Rationale: Having the narrator judge completion conflates two tasks in one prompt. The game state agent does one thing: compare this turn's events against the chapter's completion criteria and beats. Simple, focused, reliable.

5.4 Chapter Summaries for Narrator Context¶

Decision: Completed chapters have 2-3 line summaries. The narrator sees: completed chapter summaries + current chapter (full) + upcoming chapter titles.

Rationale: The narrator needs to know "Chapter 1 complete (player established camp), Chapter 2 active, Chapter 3 upcoming" to steer the story. Without this, the narrator has no sense of narrative arc. Chapter summaries are cheap (~50 tokens for all completed chapters) and invaluable for coherence.

6. UI Decisions¶

6.1 Rich CLI First¶

Decision: Terminal CLI using the Rich library, not a TUI framework like Textual.

Rationale: A TUI app is over-engineered for a text game. We need: streaming text display, character-distinct styling, and simple commands. Rich provides all of this with minimal code. The CLI is a thin layer over the turn engine.

6.2 NiceGUI for Web UI¶

Decision: NiceGUI is the recommended web framework (Phase 07).

Rationale: NiceGUI's WebSocket-native architecture is the correct fit for token-by-token streaming. Its ui.chat_message component maps directly to our narrator/character/player messages. Async handlers work natively with the engine's async interface. Gradio's opinionated chat model doesn't support our multi-agent-per-turn pattern. Streamlit's rerun model fights streaming.

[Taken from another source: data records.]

static int run_tile_count(pvol_ctx *c, const BatchArgs &b, const BatchPlan &p, const LiArgs &t, const TileArgs *tile) {
    pvol_phase_mark(c, b.stream, PVOL_PHASE_TILE);
    return ok(pvol_launchers(c->hs.volKind).tile(&t, tile, false, p.ldsTile, c->hs.candCap, b.stream, p.tileWavesPerTask, &c->lastTileKernel)) ? PVOL_OK : PVOL_E_NO_DEVICE;
}
static int run_par(pvol_ctx *c, const BatchArgs &b, const BatchPlan &p, LiArgs &a) {
    const RegionLaunchers &K = pvol_launchers(c->hs.volKind);
    hipError_t e = p.groupForm ? K.liGroup(&a, p.ldsGroup, c->hs.candCap, c->statsOn, p.gWaves, p.fixWaves, 0, b.stream)
                               : K.liPar(&a, p.ldsPar, c->hs.candCap, c->statsOn, p.nWaves, b.stream);
    if (ok(e)) {
        a.gated = 1;
        e = K.liSeq(&a, p.ldsSeq, c->hs.candCap, c->statsOn, b.stream);
        a.gated = 0;
    }
    if (!ok(e)) return PVOL_E_NO_DEVICE;
    return p.specCap ? spec_finish(c, b, p, a, false) : PVOL_OK;
}

static int run_sliced(pvol_ctx *c, const BatchArgs &b, const BatchPlan &p, LiArgs &a, TileArgs *tile) {
    a.records = pvol_buf<unsigned char>(c, PVOL_BUF_RECORDS); a.recStride = p.recStride; a.sliceM = p.sliceM; a.state = pvol_buf<uint32_t>(c, PVOL_BUF_STATE);
    a.liteResolve = p.liteResolve; a.fixGroup = p.fixGroup;
    if (p.tile == PVOL_TILE_GRID_COUNT) {
        LiArgs t = a;
        t.sliceK = 0; t.sliceM = 0xffffffc0u; t.state = 0;
        if (run_tile_count(c, b, p, t, tile) != PVOL_OK) return PVOL_E_NO_DEVICE;
    }
    const RegionLaunchers &K = pvol_launchers(c->hs.volKind);
    for (uint32_t k = 0; k < p.nSlices; ++k) {
        a.sliceK = k;
        hipMemsetAsync(c->dWords.get(), 0, 4 * sizeof(uint32_t), b.stream);
        if (p.specCap && spec_pool_reset(c, tile, p.specCap, b.stream) != PVOL_OK) return PVOL_E_NO_DEVICE;
        if (p.tile == PVOL_TILE_FUSED) {
            pvol_phase_mark(c, b.stream, PVOL_PHASE_TILE);
            if (!ok(K.tile(&a, tile, true, p.ldsTile, c->hs.candCap, b.stream, p.tileWavesPerTask, &c->lastTileKernel))) return PVOL_E_NO_DEVICE;
        }
        pvol_phase_mark(c, b.stream, PVOL_PHASE_MARCH);
        if (!ok(K.liSlice(&a, p.ldsResolve, p.ldsPar, c->hs.candCap, c->statsOn, p.nWaves, b.stream, p.resolve != 0, p.groupForm, p.ldsGroup,
                                     p.gWaves, p.fixWaves))) return PVOL_E_NO_DEVICE;
        if (p.specCap && spec_finish(c, b, p, a, true) != PVOL_OK) return PVOL_E_NO_DEVICE;
    }
    return PVOL_OK;
}

static int run_seq(pvol_ctx *c, const BatchArgs &b, const BatchPlan &p, LiArgs &a) {
    return ok(pvol_launchers(c->hs.volKind).liSeq(&a, p.ldsSeq, c->hs.candCap, c->statsOn, b.stream)) ? PVOL_OK : PVOL_E_NO_DEVICE;
}

static int reserve_scratch(pvol_ctx *c, const BatchPlan &p, hipStream_t stream) {
    const size_t cap = p.specCap;
    if (!pvol_reserve(c->buf[PVOL_BUF_RECORDS], p.recBytes, stream) || !pvol_reserve(c->buf[PVOL_BUF_STATE], p.stateBytes, stream) ||
        !pvol_reserve(c->buf[PVOL_BUF_DEFER], p.deferWant * sizeof(DeferRec), stream) ||
        !pvol_reserve(c->buf[PVOL_BUF_SEG_RAYS], sizeof(pvol_ray) * cap, stream) || !pvol_reserve(c->buf[PVOL_BUF_SEG_INFO], sizeof(SegInfo) * cap, stream) ||
        !pvol_reserve(c->buf[PVOL_BUF_SEG_OUT], sizeof(float) * 60 * cap, stream) || !pvol_reserve(c->buf[PVOL_BUF_SEG_RECORDS], p.recStride * cap, stream) ||
        !pvol_reserve(c->buf[PVOL_BUF_SEG_COUNTER], cap ? 16 : 0, stream) || !pvol_reserve(c->buf[PVOL_BUF_SEG_STREAM], cap ? sizeof(pvol_stream) : 0, stream))
        return PVOL_E_NO_MEMORY;
    return PVOL_OK;
}

int pvol_launch_batch(pvol_ctx *c, const BatchArgs &b) {
    PlanIn in = plan_input(c, b);
    BatchPlan p = plan_path(in);
    if (p.rc != PVOL_OK) return p.rc;
    const hipStream_t stream = b.stream;
    std::pair<hipEvent_t, hipEvent_t> ev;
    {
        std::lock_guard<std::mutex> g(c->mu);
        harvest_events(c, false);
        if (!c->pool.empty()) { ev = c->pool.back(); c->pool.pop_back(); }
        else if (!ok(hipEventCreate(&ev.first)) || !ok(hipEventCreate(&ev.second))) return PVOL_E_NO_DEVICE;
    }
    struct EventReturn {
        pvol_ctx *c; std::pair<hipEvent_t, hipEvent_t> ev; bool keep = false;
        ~EventReturn() { if (!keep) { std::lock_guard<std::mutex> g(c->mu); c->pool.push_back(ev); } }
    } evGuard{c, ev};
    if (p.path == PVOL_PATH_SLICED && in.maxRays == 0) {
        std::vector<pvol_stream> hs(b.nStreams);
        if (!ok(hipMemcpyAsync(hs.data(), b.streams, sizeof(pvol_stream) * (size_t)b.nStreams, hipMemcpyDeviceToHost, stream)) ||
            !ok(hipStreamSynchronize(stream))) return PVOL_E_NO_DEVICE;
        for (uint32_t i = 0; i < b.nStreams; ++i) in.maxRays = std::max(in.maxRays, hs[i].n_rays);
    }
    plan_size(in, p);
    int rc = reserve_scratch(c, p, stream);
    if (rc != PVOL_OK) return rc;
    c->lastKernel = p.kernel;
    TileArgs tile;
    if (b.tile) tile = *b.tile;
    LiArgs a = {};
    a.scene = c->ds.get(); a.rays = b.rays; a.streams = b.streams; a.nStreams = b.nStreams; a.nRays = b.nRays; a.outputKind = b.outputKind;
    a.out = b.out; a.draws = b.draws; a.initState = b.initState; a.finalState = b.finalState; a.counters = c->dCounters.get();
    a.transmittanceOnly = b.transOnly; a.chunkCounter = c->dWords.get(); a.needSeq = c->dWords.get() + 1; a.gated = 0;
    a.tauOut = b.tauOut; a.status = b.status; a.grpGuess = in.knobs.groupGuess; a.moments = p.groupForm == GRP_FORM_MOMENTS;
    if (p.groupForm) {
        a.defer = pvol_buf<DeferRec>(c, PVOL_BUF_DEFER); a.deferCount = c->dWords.get() + 2;
        a.deferCap = (uint32_t)std::min<size_t>(c->buf[PVOL_BUF_DEFER].bytes / sizeof(DeferRec), 0xffffffffu);
        if (p.path == PVOL_PATH_SLICED) { a.fxgWiden = in.knobs.fxgWiden; a.fxgAim = in.knobs.fxgAim; }
    }
    if (p.path == PVOL_PATH_PAR) hipMemsetAsync(c->dWords.get(), 0, 3 * sizeof(uint32_t), stream);
    if (p.tile == PVOL_TILE_COUNT) {
        a.sliceK = 0; a.sliceM = 0xffffffc0u; a.state = 0;
        if (p.specCap) rc = spec_pool_reset(c, &tile, p.specCap, stream);
        if (rc == PVOL_OK) rc = run_tile_count(c, b, p, a, &tile);
        if (rc != PVOL_OK) return rc;
    }
    hipEventRecord(ev.first, stream);
    pvol_phase_mark(c, stream, PVOL_PHASE_MARCH);
    rc = p.path == PVOL_PATH_PAR ? run_par(c, b, p, a) : p.path == PVOL_PATH_SLICED ? run_sliced(c, b, p, a, &tile) : run_seq(c, b, p, a);
    if (rc != PVOL_OK) return rc;
    hipEventRecord(ev.second, stream);
    pvol_phase_mark(c, stream, PVOL_PHASE_END);
    std::lock_guard<std::mutex> g(c->mu);
    c->pending.push_back(ev);
    evGuard.keep = true;
    return PVOL_OK;
}

static int check_errors(pvol_ctx *c) {
    DevCounters h;
    if (!ok(hipMemcpy(&h, c->dCounters.get(), sizeof(h), hipMemcpyDeviceToHost))) return PVOL_E_NO_DEVICE;
    if (h.nErrors) {
        unsigned long long zero = 0;
        hipMemcpy(&c->dCounters.get()->nErrors, &zero, sizeof(zero), hipMemcpyHostToDevice);
        return PVOL_E_LIMIT;
    }
    return PVOL_OK;
}

int pvol_li_batch_device(pvol_ctx *c, const pvol_ray *dRays, uint32_t nRays, pvol_stream *dStreams, uint32_t nStreams,
                         int outputKind, float *dOut, uint32_t *dDraws, void *hipStream) {
    if (!c || (nRays && !dRays) || (nStreams && !dStreams) || (nRays && !dOut)) return PVOL_E_INVALID;
    if (outputKind != PVOL_OUT_SPECTRAL && outputKind != PVOL_OUT_XYZ) return PVOL_E_INVALID;
    if (!c->haveScene) return PVOL_E_NO_SCENE;
    if (!nStreams) return PVOL_OK;
    std::lock_guard<std::recursive_mutex> api(c->apiMu);
    if (!ok(hipSetDevice(c->params.device))) return PVOL_E_NO_DEVICE;
    BatchArgs b = {};
    b.rays = dRays; b.nRays = nRays; b.streams = dStreams; b.nStreams = nStreams; b.outputKind = outputKind; b.out = dOut; b.draws = dDraws;
    b.stream = (hipStream_t)hipStream;
    return pvol_launch_batch(c, b);
}

int pvol_check_errors(pvol_ctx *c) {
    if (!c) return PVOL_E_INVALID;
    std::lock_guard<std::recursive_mutex> api(c->apiMu);
    if (!ok(hipSetDevice(c->params.device)) || !ok(hipDeviceSynchronize())) return PVOL_E_NO_DEVICE;
    return check_errors(c);
}

static int host_batch(pvol_ctx *c, const pvol_ray *rays, uint32_t nRays, pvol_stream *streams, uint32_t nStreams, int outputKind,
                      float *out, uint32_t *draws, uint32_t *mtState, int transOnly) {
    if (!c || (nRays && (!rays || !out)) || (nStreams && !streams)) return PVOL_E_INVALID;
    if (!c->haveScene) return PVOL_E_NO_SCENE;
    std::lock_guard<std::recursive_mutex> api(c->apiMu);
    if (!ok(hipSetDevice(c->params.device))) return PVOL_E_NO_DEVICE;
    uint32_t maxRays = 1;
    {
        uint64_t next = 0;
        for (uint32_t s = 0; s < nStreams; ++s) {
            if (streams[s].first_ray != next) return PVOL_E_INVALID;
            next += streams[s].n_rays;
            maxRays = std::max(maxRays, streams[s].n_rays);
        }
        if (next != nRays) return PVOL_E_INVALID;
    }
    if (!nStreams || !nRays) return PVOL_OK;
    const size_t width = transOnly ? 60 : (outputKind == PVOL_OUT_SPECTRAL ? 60 : 4);
    DevPtr<pvol_ray> dRays; DevPtr<pvol_stream> dStreams; DevPtr<float> dOut; DevPtr<uint32_t> dDraws, dState;
    if (!dRays.alloc(nRays) || !dStreams.alloc(nStreams) || !dOut.alloc(width * nRays) || !dDraws.alloc(nRays) ||
        (mtState && !dState.alloc(625 * (size_t)nStreams)))
        return PVOL_E_NO_MEMORY;
    bool good = ok(hipMemcpy(dRays.get(), rays, sizeof(pvol_ray) * (size_t)nRays, hipMemcpyHostToDevice)) &&
                ok(hipMemcpy(dStreams.get(), streams, sizeof(pvol_stream) * (size_t)nStreams, hipMemcpyHostToDevice)) &&
                ok(hipMemset(dOut.get(), 0, sizeof(float) * width * nRays));
    if (good && mtState) good = ok(hipMemcpy(dState.get(), mtState, sizeof(uint32_t) * 625 * (size_t)nStreams, hipMemcpyHostToDevice));
    if (!good) return PVOL_E_NO_DEVICE;
    BatchArgs b = {};
    b.rays = dRays.get(); b.nRays = nRays; b.streams = dStreams.get(); b.nStreams = nStreams; b.outputKind = transOnly ? PVOL_OUT_SPECTRAL : outputKind;
    b.out = dOut.get(); b.draws = dDraws.get(); b.initState = dState.get(); b.finalState = dState.get(); b.transOnly = transOnly; b.maxRaysPerStream = maxRays;
    int rc = pvol_launch_batch(c, b);
    if (rc == PVOL_OK && !ok(hipStreamSynchronize(0))) rc = PVOL_E_NO_DEVICE;
    if (rc == PVOL_OK) rc = check_errors(c);
    if (rc != PVOL_OK) return rc;
    if (transOnly) {
        std::vector<float> tmp(width * nRays);
        good = ok(hipMemcpy(tmp.data(), dOut.get(), sizeof(float) * width * nRays, hipMemcpyDeviceToHost));
        if (good) for (uint32_t i = 0; i < nRays; ++i) memcpy(out + (size_t)i * 30, tmp.data() + (size_t)i * 60 + 30, sizeof(float) * 30);
    } else {
        good = ok(hipMemcpy(out, dOut.get(), sizeof(float) * width * nRays, hipMemcpyDeviceToHost));
    }
    good = good && ok(hipMemcpy(streams, dStreams.get(), sizeof(pvol_stream) * (size_t)nStreams, hipMemcpyDeviceToHost));
    if (good && draws) good = ok(hipMemcpy(draws, dDraws.get(), sizeof(uint32_t) * (size_t)nRays, hipMemcpyDeviceToHost));
    if (good && mtState) good = ok(hipMemcpy(mtState, dState.get(), sizeof(uint32_t) * 625 * (size_t)nStreams, hipMemcpyDeviceToHost));
    return good ? PVOL_OK : PVOL_E_NO_DEVICE;
}

int pvol_li_batch(pvol_ctx *c, const pvol_ray *rays, uint32_t nRays, pvol_stream *streams, uint32_t nStreams, int outputKind,
                  float *out, uint32_t *draws) {
    if (outputKind != PVOL_OUT_SPECTRAL && outputKind != PVOL_OUT_XYZ) return PVOL_E_INVALID;
    return host_batch(c, rays, nRays, streams, nStreams, outputKind, out, draws, 0, 0);
}

int pvol_transmittance_batch(pvol_ctx *c, const pvol_ray *rays, uint32_t nRays, pvol_stream *streams, uint32_t nStreams, float *out) {
    return host_batch(c, rays, nRays, streams, nStreams, PVOL_OUT_SPECTRAL, out, 0, 0, 1);
}

int pvol_li(pvol_ctx *c, const pvol_ray *ray, uint32_t *mt, int32_t *mti, float *Lv, float *T) {
    if (!c || !ray || !mt || !mti || !Lv || !T) return PVOL_E_INVALID;
    if (*mti < 0 || *mti > 624) return PVOL_E_INVALID;
    if (c->coMaxBatch.load(std::memory_order_relaxed) > 1) return pvol_li_coalesced(c, ray, mt, mti, Lv, T);
    return pvol_li_lone(c, ray, mt, mti, Lv, T);
}

int pvol_li_lone(pvol_ctx *c, const pvol_ray *ray, uint32_t *mt, int32_t *mti, float *Lv, float *T) {
    uint32_t state[625];
    memcpy(state, mt, sizeof(uint32_t) * 624);
    state[624] = (uint32_t)*mti;
    pvol_stream st;
    memset(&st, 0, sizeof(st));
    st.n_rays = 1;
    float out[60];
    int rc = host_batch(c, ray, 1, &st, 1, PVOL_OUT_SPECTRAL, out, 0, state, 0);
    if (rc != PVOL_OK) return rc;
    memcpy(Lv, out, sizeof(float) * 30);
    memcpy(T, out + 30, sizeof(float) * 30);
    memcpy(mt, state, sizeof(uint32_t) * 624);
    *mti = (int32_t)state[624];
    return PVOL_OK;
}

int pvol_enable_stats(pvol_ctx *c, int on) {
    if (!c) return PVOL_E_INVALID;
    c->statsOn = on != 0;
    return PVOL_OK;
}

6.3 Thinking Token Visibility¶

Decision: Thinking tokens are visible by default (dimmed/collapsible).

Rationale: The user wants to understand model behavior. Seeing the model's reasoning helps diagnose prompt issues and builds intuition about what the model understands.

7. Prior Art Reference¶

7.1 Xplore (predecessor)¶

Location: ~/workspace/token_world/token_world/llm/xplore

Key lessons learned: - Goal-based memory doesn't work well with small models (too many sequential decisions) - Streamlit's rerun model fights streaming - SQLAlchemy adds unnecessary complexity for file-based game state - Swarm SDK couples to OpenAI's agent patterns, which small models can't leverage

7.2 Example Game (original Lost Island)¶

Location: ~/workspace/nottheact/saves/playtest-001/

This is the original verbose game definition. Character files are 500+ words, chapter files 2000+ words. It demonstrates the game concept but is far too large for small model prompts. TheAct's simplified version compresses this to ~60 words per character and ~150 words per chapter while preserving the narrative essence.